I have an application deployed on kubernetes on GKE,
Kubernetes version: v1.7.11-gke.1
Stackdriver Logging is enabled on my cluster
fluntd-gcp image on my cluster (by default):
gcr.io/google-containers/fluentd-gcp:2.0.9
my logs were all ok, seen in stackdriver,
but since a few days ago logs from one deployment (lets call it my-app ) stopped arriving in stackdriver
even though they are logged from my app :
kubectl logs -f my-app-3270987706-cx0r2 --namespace=production
{"time":"2018-01-30 16:11:13.155","msg":"ignoring xml"}
{"time":"2018-01-30 16:11:14.155","msg":"success blabla"}
I see the following logs from fluentd:
2018-01-30 16:11:46 +0000 [warn]: emit transaction failed:
error_class=Errno::ENOENT error="No such file or directory # sys_fail2 -
(/var/log/fluentd-buffers/kubernetes.system.buffer..b563203c1da7cb5e1.log, /var/log/fluentd-
buffers/kubernetes.system.buffer..q563203c1da7cb5e1.log)" tag="docker"

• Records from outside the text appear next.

@@ -1054,21 +1254,8 @@
         const bool lazy_ok = P.lazy != 0 && z0 > 0 && n - z0 <= kSelZoneMax && qc.amax <= 65535.0f && P.top_k > 0;
 #endif
         uint32_t h = 0;
-        if (lazy_ok) {
-            uint32_t prev = 0, lvl = 0xffffffffu;
-#pragma unroll
-            for (uint32_t r = 0; r < kSelHead; ++r) {
-                uint32_t best = 0xffffffffu;
-#pragma unroll
-                for (int w = 0; w < 4; ++w)
-#pragma unroll
-                    for (uint32_t j = 0; j < kSelHead; ++j) {
-                        const uint32_t v = s_wmin[w][j];
-                        if ((r == 0 || v > prev) && v < best) best = v;
-                    }
-                if (best != 0xffffffffu) lvl = best;
-                prev = best;
-            }
+        if (lazy_ok && !front) {
+            const uint32_t lvl = head_level();
             for (uint32_t u = 0; u < nown && tid < n; ++u) {
                 const uint32_t i = tid + u * kThreads;
                 if (((m_certain >> u) & 1ull) && (uint32_t)(keys[i] >> 32) <= lvl) {
@@ -1077,79 +1264,15 @@
                 }
             }
             __syncthreads();
-            h = s_nh < kSelHead ? s_nh : kSelHead;
-        }
+        }
+        if (lazy_ok) h = s_nh < kSelHead ? s_nh : kSelHead;
         const uint32_t hp0 = lazy_ok ? s_head[0] : 0xffffffffu, hp1 = lazy_ok ? s_head[1] : 0xffffffffu,
                        hp2 = lazy_ok ? s_head[2] : 0xffffffffu, hp3 = lazy_ok ? s_head[3] : 0xffffffffu;
         auto is_head = [&](uint32_t i) { return i == hp0 || i == hp1 || i == hp2 || i == hp3; };
         bool lazy = false;
         LSTAMP(1);
         if (lazy_ok && h > 0) {
-            __shared__ uint32_t s_hgb[kSelHead], s_hn[kSelHead];
-            __shared__ float s_hcn[kSelHead];
-            if (tid < kSelHead) { s_hgb[tid] = 0; s_hn[tid] = 0; s_hcn[tid] = 0.0f; }
-            if (tid == 0) s_need = h;
-            __syncthreads();
-#pragma unroll
-            for (uint32_t r = 0; r < kSelHead; ++r) {
-                const uint32_t pos = r == 0 ? hp0 : r == 1 ? hp1 : r == 2 ? hp2 : hp3;
-                if (r < h && (pos & (kThreads - 1)) == tid) {
-                    uint32_t gb = gb_own, nv = n_own;
-                    float cn = cn_own;
-                    if (pos >= (uint32_t)kThreads) { const uint32_t cid = (uint32_t)keys[pos]; gb = P.list_gb0[cid]; nv = P.list_n[cid]; if (metric == 1) cn = P.cnorm2[cid]; }
-                    s_hgb[r] = gb; s_hn[r] = nv; s_hcn[r] = cn;
-                }
-            }
-            __syncthreads();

2018-01-30 16:11:46 +0000 [warn]: suppressed same stacktrace
2018-01-30 16:11:46 +0000 [error]: Exception emitting record:
No such file or directory # sys_fail2 -
(/var/log/fluentd-buffers/kubernetes.system.buffer..b563203c1da7cb5e1.log,
/var/log/fluentd-buffers/kubernetes.system.buffer..q563203c1da7cb5e1.log)
why logs arent shipped to stackdriver? how can I fix it?
edit:
Ill note that the logs of other apps do appear in stackdriver
the logs of the failing app are very big - maybe thats why they fail to log?